The VIX futures market is said to be in contango when futures contracts with longer expirations have higher prices than those with shorter expirations. The VIX futures market has commonly been in contango, especially during periods when realized volatility is at average or below average levels.
- What is backwardation?
The VIX futures market is said to be in backwardation when futures contracts with longer expirations are less expensive than those with shorter expirations. Backwardation has been most prevalent after a surge in realized volatility and has historically occurred much less frequently than contango.
About S&P 500 VIX Futures Indexes
- What are VIX Futures Indexes?
S&P Dow Jones Indices calculates various benchmarks tracking the performance of VIX futures contracts.
- What is the VIX Short-Term Futures Index?
The S&P 500 VIX Short-Term Futures Index, created in 2009, measures the returns of a portfolio of monthly VIX futures contracts that rolls positions from first-month contracts into second-month contracts on a daily basis. The index maintains a weighted average of one month to expiration.
- What is the VIX Mid-Term Futures Index?
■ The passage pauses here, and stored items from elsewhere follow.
struct rcdc_ingest {
    rcdc_ctx *ctx = nullptr;
    rcdc_ingest_config cfg{};
    rcdc_ingest_pack_fn pack_cb = nullptr;
    rcdc_ingest_file_fn file_cb = nullptr;
    void *user = nullptr;
    int device = 0;
    int level = 0;
    bool compress = true, verify = true;
    uint64_t batch_cap = 0, long_chunk = 0;
    Knobs knobs;
    uint32_t depth = 4, nin = 4, nout = 4, nthreads = 8;
    PackSizer sizer{};
    std::mutex mu;
    std::condition_variable cv_slot;
    std::vector<std::unique_ptr<InSlot>> in;
    InSlot *open = nullptr;
    std::deque<InSlot *> ready;
    std::vector<PSlot> ps;
    IngBuf<uint8_t> frames;
    IngBuf<uint8_t> d_packs;
    IngBuf<uint8_t> carry[2];
    int carry_cur = 0;
    std::vector<rcdc_pack_blob> carry_blobs;
    Stream s_in, s_comp, s_out;
    Event ev_comp, ev_out, ev_back;
    std::vector<std::unique_ptr<OutSlot>> outs;
    std::deque<std::unique_ptr<Batch>> submitted;
    std::deque<std::unique_ptr<Batch>> inflight;
    bool front_done = false;
    uint64_t nclosed = 0;
    Stream s_back;
    uint64_t nbatches = 0, next_seq = 0;
    rcdc_index *idx = nullptr;
    std::unique_ptr<rcdc_index> own_idx;
    uint64_t max_chunk = 0;
    uint64_t asm_base = 0, asm_cap = 0;
    IngBuf<uint8_t> carry_pool;
    std::vector<int> free_cslots;
    std::unordered_map<uint64_t, std::shared_ptr<StreamSt>> streams;
    uint64_t next_stream = 1;
    uint32_t closing_streams = 0;
    std::deque<InSlot *> closed_q;
    double pack_t0 = 0;
    double pack_max_age = 300, slot_max_age = 1;
    uint32_t nalloc = 0;
    std::thread worker, back, waiter, feeder;
    struct CopyJob {
        uint8_t *dst;
        const uint8_t *src;
        uint64_t len, done;
        InSlot *in;
        Event after;
        std::shared_ptr<D2HDone> fin;
    };
    std::deque<CopyJob> h2d_q;
    std::mutex d2h_mu;
    std::deque<CopyJob> d2h_q;
    std::shared_ptr<D2HDone> last_d2h;
    int submitting = 0;
    std::vector<std::thread> pool;
    std::mutex pool_mu;
    std::condition_variable pool_cv;
    std::deque<std::function<void()>> jobs;
    std::deque<std::function<void()>> ujobs;
    uint32_t running_packs = 0;
    std::mutex wait_mu;
    std::condition_variable wait_cv;
    struct WaitItem {
        std::shared_ptr<D2HDone> done;
        uint64_t batch;
        std::vector<std::shared_ptr<PackJob>> jobs;
    };
    std::deque<WaitItem> wait_q;
    std::mutex cb_mu;
    std::atomic<bool> stop{false};
    bool finishing = false, finished = false;
    std::atomic<int> packs_pending{0};
    std::condition_variable cv_done;
    rcdc_status err = RCDC_OK;
    std::string err_msg;
    rcdc_ingest_stats st{};
    double t_first = 0;
    std::vector<std::vector<double>> tl;
    std::vector<double> tl_d2h, tl_ids;
};

namespace {

using Ing = rcdc_ingest;

void set_err(Ing *g, rcdc_status s, const std::string &m) {
    std::lock_guard<std::mutex> lk(g->mu);
    if (!g->err) {
        g->err = s;
        g->err_msg = m;
    }
    g->cv_slot.notify_all();
    g->cv_done.notify_all();
}

// ... 177 lines not shown
            std::vector<uint8_t> dig(32 * grp.size());
            for (auto &pj : grp) {
                ptrs.push_back(pj->out->host + pj->off);
                lens.push_back(pj->size);
            }
            hash_group(ptrs.data(), lens.data(), (uint32_t)grp.size(), dig.data(), mb);
            for (size_t i = 0; i < grp.size(); i++) {
                memcpy(grp[i]->id, dig.data() + 32 * i, 32);
                deliver(g, grp[i]);
            }
        });
    }
}

void waiter_main(Ing *g) {
    (void)hipSetDevice(g->device);
    for (;;) {
        Ing::WaitItem w;
        {
            std::unique_lock<std::mutex> lk(g->wait_mu);
            g->wait_cv.wait(lk, [&] { return g->stop || !g->wait_q.empty(); });
            if (g->wait_q.empty()) return;
            w = std::move(g->wait_q.front());
            g->wait_q.pop_front();
        }
        while (!w.done->issued.load() && !g->err && !g->stop)
            std::this_thread::sleep_for(std::chrono::microseconds(50));
        if (!w.done->issued.load()) continue;
        if (wait_event(g, w.done->fin) != hipSuccess) {
            set_err(g, RCDC_ERR_INTERNAL, "pack copy-back failed");
            continue;
        }
        if (g->knobs.prof) {
            std::lock_guard<std::mutex> lk(g->cb_mu);
            if (g->tl_d2h.size() <= w.batch) g->tl_d2h.resize(w.batch + 1, 0);
            g->tl_d2h[w.batch] = now_s() - g->t_first;
        }
        bool is_last;
        {
            std::lock_guard<std::mutex> lk(g->mu);
            is_last = g->front_done && g->inflight.size() <= 2;
            if (!is_last && g->finishing && g->ready.size() + g->nbatches <= w.batch + 4)
                is_last = true;
        }
        hash_packs(g, std::move(w.jobs), is_last);
    }
}

void mark(Ing *g, uint64_t b, double t) {
    if (!g->knobs.prof) return;
    std::lock_guard<std::mutex> lk(g->cb_mu);
    if (g->tl.size() <= b) g->tl.resize(b + 1);
    g->tl[b].push_back(t - g->t_first);
}

bool submit_ready(Ing *g) {
    for (;;) {
        InSlot *in = nullptr;
        uint32_t ps = 0;
        std::unique_ptr<Batch> B;
        {
            std::lock_guard<std::mutex> lk(g->mu);
            if (g->ready.empty()) return true;
            for (ps = 0; ps < g->depth && g->ps[ps].busy; ps++) {
            }
            if (ps == g->depth) return true;
            in = g->ready.front();
            g->ready.pop_front();
            g->submitting++;
            g->ps[ps].busy = true;
            B = std::make_unique<Batch>();
            B->index = g->nbatches++;
            if (g->t_first == 0) g->t_first = now_s();
        }
        B->pslot = ps;
        B->in = in;
        B->files = in->files;
        mark(g, B->index, now_s());
        PSlot &P = g->ps[ps];
        const uint64_t used = in->used;
        const uint64_t need = round_up(used, 256) + 512;
        if (!P.arena.ensure(g, need, grow8(need), "arena")) return false;
        in->h2d_issued = false;
        g->h2d_q.push_back({P.arena, in->host, used, 0, in, {}, nullptr});
        std::lock_guard<std::mutex> lk(g->mu);
        g->submitted.push_back(std::move(B));
        g->submitting--;
        g->cv_slot.notify_all();
    }
}

void reap_inputs(Ing *g);
void close_open_locked(Ing *g);

struct CopyLane {
    std::deque<Event> inflight;
    std::vector<Event> free_ev;
    hipError_t create() {
        free_ev.resize(4);
        for (Event &e : free_ev)
            if (hipError_t r = e.create()) return r;
        return hipSuccess;
    }
};

template <typename Done>
bool pump(Ing *g, hipStream_t s, std::deque<Ing::CopyJob> &q, std::mutex *mu, hipMemcpyKind kind,
          CopyLane &L, Done on_done) {
    while (!L.inflight.empty() && hipEventQuery(L.inflight.front()) == hipSuccess) {
        L.free_ev.push_back(std::move(L.inflight.front()));
        L.inflight.pop_front();
    }
    std::unique_lock<std::mutex> lq;
    if (mu) lq = std::unique_lock<std::mutex>(*mu);
    while (!q.empty() && L.inflight.size() < 2 && !L.free_ev.empty()) {
        Ing::CopyJob &J = q.front();
        if (J.after) {
            ING_HIP(g, hipStreamWaitEvent(s, J.after, 0));
            J.after.reset();
        }
        const uint64_t n = std::min(g->knobs.copy_piece, J.len - J.done);
        if (n) {
            if (g->knobs.kcopy)
                ING_HIP(g, launch_stream_copy(J.dst + J.done, J.src + J.done, (n + 15) & ~15ull,
                                              g->knobs.kcopy, s));
            else
                ING_HIP(g, hipMemcpyAsync(J.dst + J.done, J.src + J.done, n, kind, s));
            ING_HIP(g, hipEventRecord(L.free_ev.back(), s));
            L.inflight.push_back(std::move(L.free_ev.back()));
            L.free_ev.pop_back();
            J.done += n;
        }
        if (J.done == J.len) {
            if (!on_done(J)) return false;
            q.pop_front();
        }
    }
    return true;
}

The S&P 500 VIX Mid-Term Futures Index measures the returns of a portfolio of monthly VIX futures contracts that rolls positions from fourth-month contracts into seventh-month contracts, while maintaining positions in fifth- and sixth-month contracts, on a daily basis. The index maintains a weighted average of five months to expiration.
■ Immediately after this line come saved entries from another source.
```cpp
namespace crl {
__global__ void __launch_bounds__(512) clock_probe_kernel(long long span_ticks, double* __restrict__ mhz, float* __restrict__ sink) {
  float a0 = threadIdx.x * 1e-3f, a1 = 1.0f, a2 = 2.0f, a3 = 3.0f, a4 = 4.0f, a5 = 5.0f, a6 = 6.0f, a7 = 7.0f;
  const float m = 0.999f, c = 1e-3f;
  const long long w0 = wall_clock64();
  const unsigned long long c0 = __builtin_readcyclecounter();
  long long w1 = w0;
  do {
#pragma unroll 1
    for (int i = 0; i < 256; ++i) {
      a0 = __builtin_fmaf(a0, m, c); a1 = __builtin_fmaf(a1, m, c); a2 = __builtin_fmaf(a2, m, c); a3 = __builtin_fmaf(a3, m, c);
      a4 = __builtin_fmaf(a4, m, c); a5 = __builtin_fmaf(a5, m, c); a6 = __builtin_fmaf(a6, m, c); a7 = __builtin_fmaf(a7, m, c);
    }
    w1 = wall_clock64();
  } while (w1 - w0 < span_ticks);
  const unsigned long long c1 = __builtin_readcyclecounter();
  if ((threadIdx.x & 63) == 0) mhz[blockIdx.x * (blockDim.x >> 6) + (threadIdx.x >> 6)] = (double)(c1 - c0) / ((double)(w1 - w0) / 100.0);
// ... 52 lines not shown
      float a[8], b[8];
#pragma unroll
      for (int j = 0; j < 8; ++j) {
        a[j] = A[(size_t)row * K + k0 + k + 8 * hf + j];
        b[j] = B[(size_t)col * K + k0 + k + 8 * hf + j];
        if constexpr (FLAVOUR == 0) { a[j] *= sa; b[j] *= sbc; }
      }
      if constexpr (FLAVOUR == 0) acc = mfma_x2(split2(a), split2(b), acc);
      else acc = mfma_x3(split3(a), split3(b), acc);
    }
  }
  float un = 1.0f;
  if constexpr (FLAVOUR == 0) un = 1.0f / (sa * sbc);
  for (int r = 0; r < 16; ++r) C[((size_t)ch * cols + col) * rows + 32 * rt + rowmap(r, hf)] = acc[r] * un;
}
}

extern "C" int32_t crl_product_probe(int32_t device, int32_t flavour, const float* A, const float* B, int32_t rows, int32_t cols, int32_t K, int32_t chunks,
                                     float scale_a, float scale_b, const float* col_scale, float* C) {
  using namespace crl;
  if (!A || !B || !C || rows <= 0 || cols <= 0 || K <= 0 || chunks <= 0 || rows % 32 || cols % 32 || K % chunks || (K / chunks) % 16 || flavour < 0 || flavour > 3) {
    set_error("crl_product_probe: rows / cols multiples of 32, K / chunks a multiple of 16, flavour 0 … 3"); return 1;
  }
  CRL_HIP_CHECK(hipSetDevice(device));
  const size_t na = (size_t)rows * K, nb = (size_t)cols * K, nc = (size_t)chunks * rows * cols;
  float *dA = nullptr, *dB = nullptr, *dC = nullptr, *dS = nullptr;
  int rc = 0;
  auto fail = [&](hipError_t e, const char* what) { set_error(std::string("crl_product_probe: ") + what + ": " + hipGetErrorString(e)); rc = 1; };
  hipError_t e;
  if ((e = hipMalloc(reinterpret_cast<void**>(&dA), na * 4)) != hipSuccess) fail(e, "hipMalloc");
  if (!rc && (e = hipMalloc(reinterpret_cast<void**>(&dB), nb * 4)) != hipSuccess) fail(e, "hipMalloc");
  if (!rc && (e = hipMalloc(reinterpret_cast<void**>(&dC), nc * 4)) != hipSuccess) fail(e, "hipMalloc");
  if (!rc && col_scale && (e = hipMalloc(reinterpret_cast<void**>(&dS), (size_t)cols * 4)) != hipSuccess) fail(e, "hipMalloc");
  if (!rc && (e = hipMemcpy(dA, A, na * 4, hipMemcpyHostToDevice)) != hipSuccess) fail(e, "copy A");
  if (!rc && (e = hipMemcpy(dB, B, nb * 4, hipMemcpyHostToDevice)) != hipSuccess) fail(e, "copy B");
  if (!rc && col_scale && (e = hipMemcpy(dS, col_scale, (size_t)cols * 4, hipMemcpyHostToDevice)) != hipSuccess) fail(e, "copy scales");
  if (!rc) {
    const dim3 grid(rows / 32, cols / 32, chunks), block(64);
    const int kc = K / chunks;
    switch (flavour) {
      case 0: hipLaunchKernelGGL(product_probe_kernel<0>, grid, block, 0, 0, dA, dB, rows, cols, K, kc, scale_a, scale_b, dS, dC); break;
      case 1: hipLaunchKernelGGL(product_probe_kernel<1>, grid, block, 0, 0, dA, dB, rows, cols, K, kc, scale_a, scale_b, dS, dC); break;
      case 2: hipLaunchKernelGGL(product_probe_kernel<2>, grid, block, 0, 0, dA, dB, rows, cols, K, kc, scale_a, scale_b, dS, dC); break;
      default: hipLaunchKernelGGL(product_probe_kernel<3>, grid, block, 0, 0, dA, dB, rows, cols, K, kc, scale_a, scale_b, dS, dC); break;
    }
    if ((e = hipGetLastError()) != hipSuccess) fail(e, "launch");
    if (!rc && (e = hipMemcpy(C, dC, nc * 4, hipMemcpyDeviceToHost)) != hipSuccess) fail(e, "copy C");
  }
  (void)hipFree(dA); (void)hipFree(dB); (void)hipFree(dC); (void)hipFree(dS);
  return rc;
}
```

About the S&P 500 VIX Short-Term and Mid-Term Futures Indexes and the VIX
- How do the VIX Short-Term and Mid-Term Futures Indexes’ expectations for volatility differ from the VIX?
The VIX futures indexes reflect expectations for the VIX in one month (short-term) or five months (mid-term), while the VIX reflects expectations for the volatility of the S&P 500 over the next 30 days.
- How closely do the VIX Short-Term and Mid-Term Futures Indexes move with the VIX?
While the S&P 500 VIX Short-Term and Mid-Term Futures Indexes have tended to move in the same direction as the VIX, they have tended to move in smaller increments, as indicated by the index betas to the VIX. This trend may or may not continue.
- Are the VIX Short-Term and Mid-Term Futures Indexes as volatile as the VIX?
The S&P 500 VIX Short-Term and Mid-Term Futures Indexes have historically been less volatile than the VIX but significantly more volatile than the S&P 500. This trend may or may not continue.
- How does the futures rolling process affect the VIX Short-Term and Mid-Term Futures Indexes?
The futures rolling process employed by the S&P 500 VIX Short-Term and Mid-Term Futures Indexes can negatively impact their daily returns when the VIX futures market is in contango and positively impact their daily returns when the VIX futures market is in backwardation.